● **YOUR ASSIGNMENT**
Return only that part of the material below which starts with the line containing "ptx::wgmma_wait<0>();" and goes on through the line containing "#define TFGNN_FU_GATHER(QT, FULL)", restated exactly.

● **INPUT DATA**
template <int NV, int BN>
__global__ void __launch_bounds__(kFuThreads, 1)
fused_rgcn_kernel(const __grid_constant__ CUtensorMap map_a, const __grid_constant__ CUtensorMap map_b,
                  const FusedParams p) {
  extern __shared__ uint8_t smem_raw[];
  uint8_t* smem = reinterpret_cast<uint8_t*>((reinterpret_cast<uintptr_t>(smem_raw) + 1023) & ~uintptr_t(1023));
  constexpr int b_tile_bytes = BN * kFuBK * 4;
  constexpr int stage_bytes = 2 * kFuATileBytes + 2 * b_tile_bytes;
  const int S = p.num_stages;
  const bool split = p.split != 0;
  uint64_t* bars = reinterpret_cast<uint64_t*>(smem + (size_t)S * stage_bytes);
  uint64_t* full = bars;
  uint64_t* empty = bars + S;
  uint64_t* slot_ready = bars + 2 * S;
  uint64_t* slot_free = bars + 2 * S + kFuMaxSlots;
  uint8_t* gbuf = reinterpret_cast<uint8_t*>(
      (reinterpret_cast<uintptr_t>(bars + 2 * S + 2 * kFuMaxSlots) + 127) & ~uintptr_t(127));

  const int warp = threadIdx.x >> 5, lane = threadIdx.x & 31, wg = warp >> 2;
  const uint32_t srank = split ? ptx::cluster_ctarank() : 0u;
  const int kClu = split ? 2 : 1;
  const long long total_units = p.m_tiles;
  const long long unit0 = blockIdx.x / kClu, unit_step = gridDim.x / kClu;
  const int n_pass = p.n_tiles;
  const int kFuSlots = p.num_slots;

  if (threadIdx.x == 0) {
    ptx::prefetch_tensormap(&map_a);
    ptx::prefetch_tensormap(&map_b);
    for (int s = 0; s < S; ++s) {
      ptx::mbar_init(&full[s], 1);
      ptx::mbar_init(&empty[s], 2);
    }
    for (int r = 0; r < kFuMaxSlots; ++r) {
      ptx::mbar_init(&slot_ready[r], kFuGatherWarps * (split ? 2 : 1));
      ptx::mbar_init(&slot_free[r], 2 * (split ? 2 : 1));
    }
    ptx::fence_barrier_init();
  }
  __syncthreads();
  if (split) ptx::cluster_sync_all();
  const int ring_row0 = (split ? blockIdx.x / 2 : blockIdx.x) * kFuSlots * kFuBM;
  const uint32_t peer_slot_ready0 = split ? ptx::mapa_shared(ptx::smem_u32(&slot_ready[0]), srank ^ 1u) : 0u;
  const uint32_t peer_slot_free0 = split ? ptx::mapa_shared(ptx::smem_u32(&slot_free[0]), srank ^ 1u) : 0u;

  if (warp == 8) {
    if (lane == 0) {
      uint32_t it = 0, slot_it = 0;
      const uint64_t pol_keep = ptx::policy_evict_last();
      for (long long unit = unit0; unit < total_units; unit += unit_step, slot_it += p.L) {
        for (int pass = 0; pass < n_pass; ++pass) {
          const int n0 = (int)srank * p.cta_n + pass * BN;
          for (int l = 0; l < p.L; ++l) {
            const uint32_t sq = slot_it + l;
            const int slot = sq % kFuSlots;
            if (split) ptx::mbar_wait_cluster(&slot_ready[slot], (sq / kFuSlots) & 1);
            else ptx::mbar_wait_backoff(&slot_ready[slot], (sq / kFuSlots) & 1, p.sleep_long);
            for (int kb = 0; kb < p.kb_per_type; ++kb, ++it) {
              const int s = it % S;
              const uint32_t ph = (it / S) & 1;
              ptx::mbar_wait_backoff(&empty[s], ph ^ 1, p.sleep_crit);
              uint8_t* st = smem + (size_t)s * stage_bytes;
              ptx::mbar_arrive_expect_tx(&full[s], kFuATileBytes + 2 * b_tile_bytes);
              ptx::tma_load_2d_hint(st, &map_a, &full[s], kb * kFuBK, ring_row0 + slot * kFuBM, pol_keep);
              const int kcol = (l * p.kb_per_type + kb) * kFuBK;
              ptx::tma_load_2d_hint(st + 2 * kFuATileBytes, &map_b, &full[s], kcol, n0, pol_keep);
              ptx::tma_load_2d_hint(st + 2 * kFuATileBytes + b_tile_bytes, &map_b, &full[s], kcol, p.N + n0, pol_keep);
            }
          }
        }
      }
    }
  } else if (wg < 2) {
    const int cw = wg, t = threadIdx.x & 127;
    HalfTileAcc<BN> c;
    uint32_t it = 0, slot_base_it = 0;
    for (long long unit = unit0; unit < total_units; unit += unit_step, slot_base_it += p.L) {
      for (int pass = 0; pass < n_pass; ++pass) {
        int prev_s = 0;
        bool first = true;
        for (int l = 0; l < p.L; ++l) {
          const uint32_t slot_it = slot_base_it + l;
          for (int kb = 0; kb < p.kb_per_type; ++kb, ++it) {
            const int s = it % S;
            const uint32_t ph = (it / S) & 1;
            ptx::mbar_wait_backoff(&full[s], ph, p.sleep_crit);
            const bool slot_done = kb == p.kb_per_type - 1 && pass == n_pass - 1;
            if (slot_done && p.discard_ring && !split) {
              const char* sb = reinterpret_cast<const char*>(
                  p.ring + ((size_t)ring_row0 + (size_t)(slot_it % kFuSlots) * kFuBM + (size_t)cw * 64) * p.D);
              const int lines = 64 * p.D * 4 / 128;
              for (int i = t; i < lines; i += 128) ptx::discard_l2_128(sb + (size_t)i * 128);
            }
            const uint32_t st = ptx::smem_u32(smem + (size_t)s * stage_bytes);
            split_a_half<128>(st, cw, t, p.corr_bf16);
            ptx::fence_proxy_async_smem();
            ptx::warpgroup_sync(1 + cw);
            if (slot_done && t == 0) {
              ptx::mbar_arrive(&slot_free[slot_it % kFuSlots]);
              if (split) ptx::mbar_arrive_cluster_release(peer_slot_free0 + (uint32_t)(slot_it % kFuSlots) * 8u);
            }
            ptx::wgmma_fence();
            mma_kblock<BN, 128>(c, st, st + 2 * kFuATileBytes, cw, p.corr_bf16, first);
            ptx::wgmma_commit();
            ptx::wgmma_wait<1>();
            if (!first && t == 0) ptx::mbar_arrive(&empty[prev_s]);
            prev_s = s;
            first = false;
          }
        }
        ptx::wgmma_wait<0>();
        fence_acc<BN>(c);
        if (t == 0) ptx::mbar_arrive(&empty[prev_s]);
        fused_epilogue<BN>(p, c, unit * kFuBM, (int)srank * p.cta_n + pass * BN, cw, t);
      }
    }
  } else {
    const int gw = warp - kFuFirstGatherWarp;
    uint8_t* my_bufs = gbuf + (size_t)gw * p.gather_q * ((size_t)p.D * 4);
    const int rpw = split ? kFuBM / 2 / kFuGatherWarps : kFuBM / kFuGatherWarps;
    const int row_off = split ? (int)srank * (kFuBM / 2) : 0;
#define TFGNN_FU_GATHER(QT, FULL)                                                                                     \
    gather_warp_main<NV, QT, FULL>(p, lane, gw, p.gather_q, my_bufs, unit0, unit_step, total_units, 1, 0, kFuBM,       \
                                   row_off, gw * rpw, rpw, ring_row0, slot_ready, slot_free, split ? 1 : 0, (int)srank, \
                                   peer_slot_ready0)
    if (p.gather_q == kFuMaxQ && p.D == 128 * NV) TFGNN_FU_GATHER(kFuMaxQ, true);
    else TFGNN_FU_GATHER(0, false);
#undef TFGNN_FU_GATHER
  }

  if (split) {
    __syncwarp();
    ptx::cluster_sync_all();
  }
}
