template <int DIL>
__device__ __forceinline__ void conv96_h2(f32x16 &ah, f32x16 &al, const float4 (&wa)[2][6], const char *img, int c, int hi)
{
    int off[3][2][2];
#pragma unroll
    for (int tap = 0; tap < 3; ++tap)
#pragma unroll
        for (int p = 0; p < 2; ++p)
#pragma unroll
            for (int c2 = 0; c2 < 2; ++c2) off[tap][p][c2] = h2_off(4 + c + (tap - 1) * DIL, p * 4 + c2 * 2 + hi);
#pragma unroll
    for (int kg = 0; kg < 6; ++kg) {
        const float4 b1 = *reinterpret_cast<const float4 *>(img + off[kg >> 1][0][kg & 1]);
        const float4 b2 = *reinterpret_cast<const float4 *>(img + off[kg >> 1][1][kg & 1]);
        ah = mfma_f16(wa[0][kg], b1, ah);
        al = mfma_f16(wa[0][kg], b2, al);
        al = mfma_f16(wa[1][kg], b1, al);
    }
}
__device__ __forceinline__ void store_act_h2(char *img, const f32x16 &ah, const f32x16 &al, int c, int hi, bool inside, float &mx)
{
    const int row = 4 + c;
#pragma unroll
    for (int j = 0; j < 4; ++j) {
        float v[4];
#pragma unroll
        for (int i = 0; i < 4; ++i) {
            v[i] = inside ? lrelu(fmaf(al[4 * j + i], GX_INV_SCALE, ah[4 * j + i]), 0.2f) : 0.0f;
            mx = fmaxf(mx, fabsf(v[i]));
        }
        uint2 ph, pl;
        split2(v[0], v[1], ph.x, pl.x);
        split2(v[2], v[3], ph.y, pl.y);
        *reinterpret_cast<uint2 *>(img + h2_off(row, j) + 8 * hi) = ph;
        *reinterpret_cast<uint2 *>(img + h2_off(row, 4 + j) + 8 * hi) = pl;
    }
}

● **FINAL ANSWER**
        ptx::wgmma_wait<0>();
        fence_acc<BN>(c);
        if (t == 0) ptx::mbar_arrive(&empty[prev_s]);
        fused_epilogue<BN>(p, c, unit * kFuBM, (int)srank * p.cta_n + pass * BN, cw, t);
      }
    }
  } else {
    const int gw = warp - kFuFirstGatherWarp;
    uint8_t* my_bufs = gbuf + (size_t)gw * p.gather_q * ((size_t)p.D * 4);
    const int rpw = split ? kFuBM / 2 / kFuGatherWarps : kFuBM / kFuGatherWarps;
    const int row_off = split ? (int)srank * (kFuBM / 2) : 0;
#define TFGNN_FU_GATHER(QT, FULL)                                                                                     \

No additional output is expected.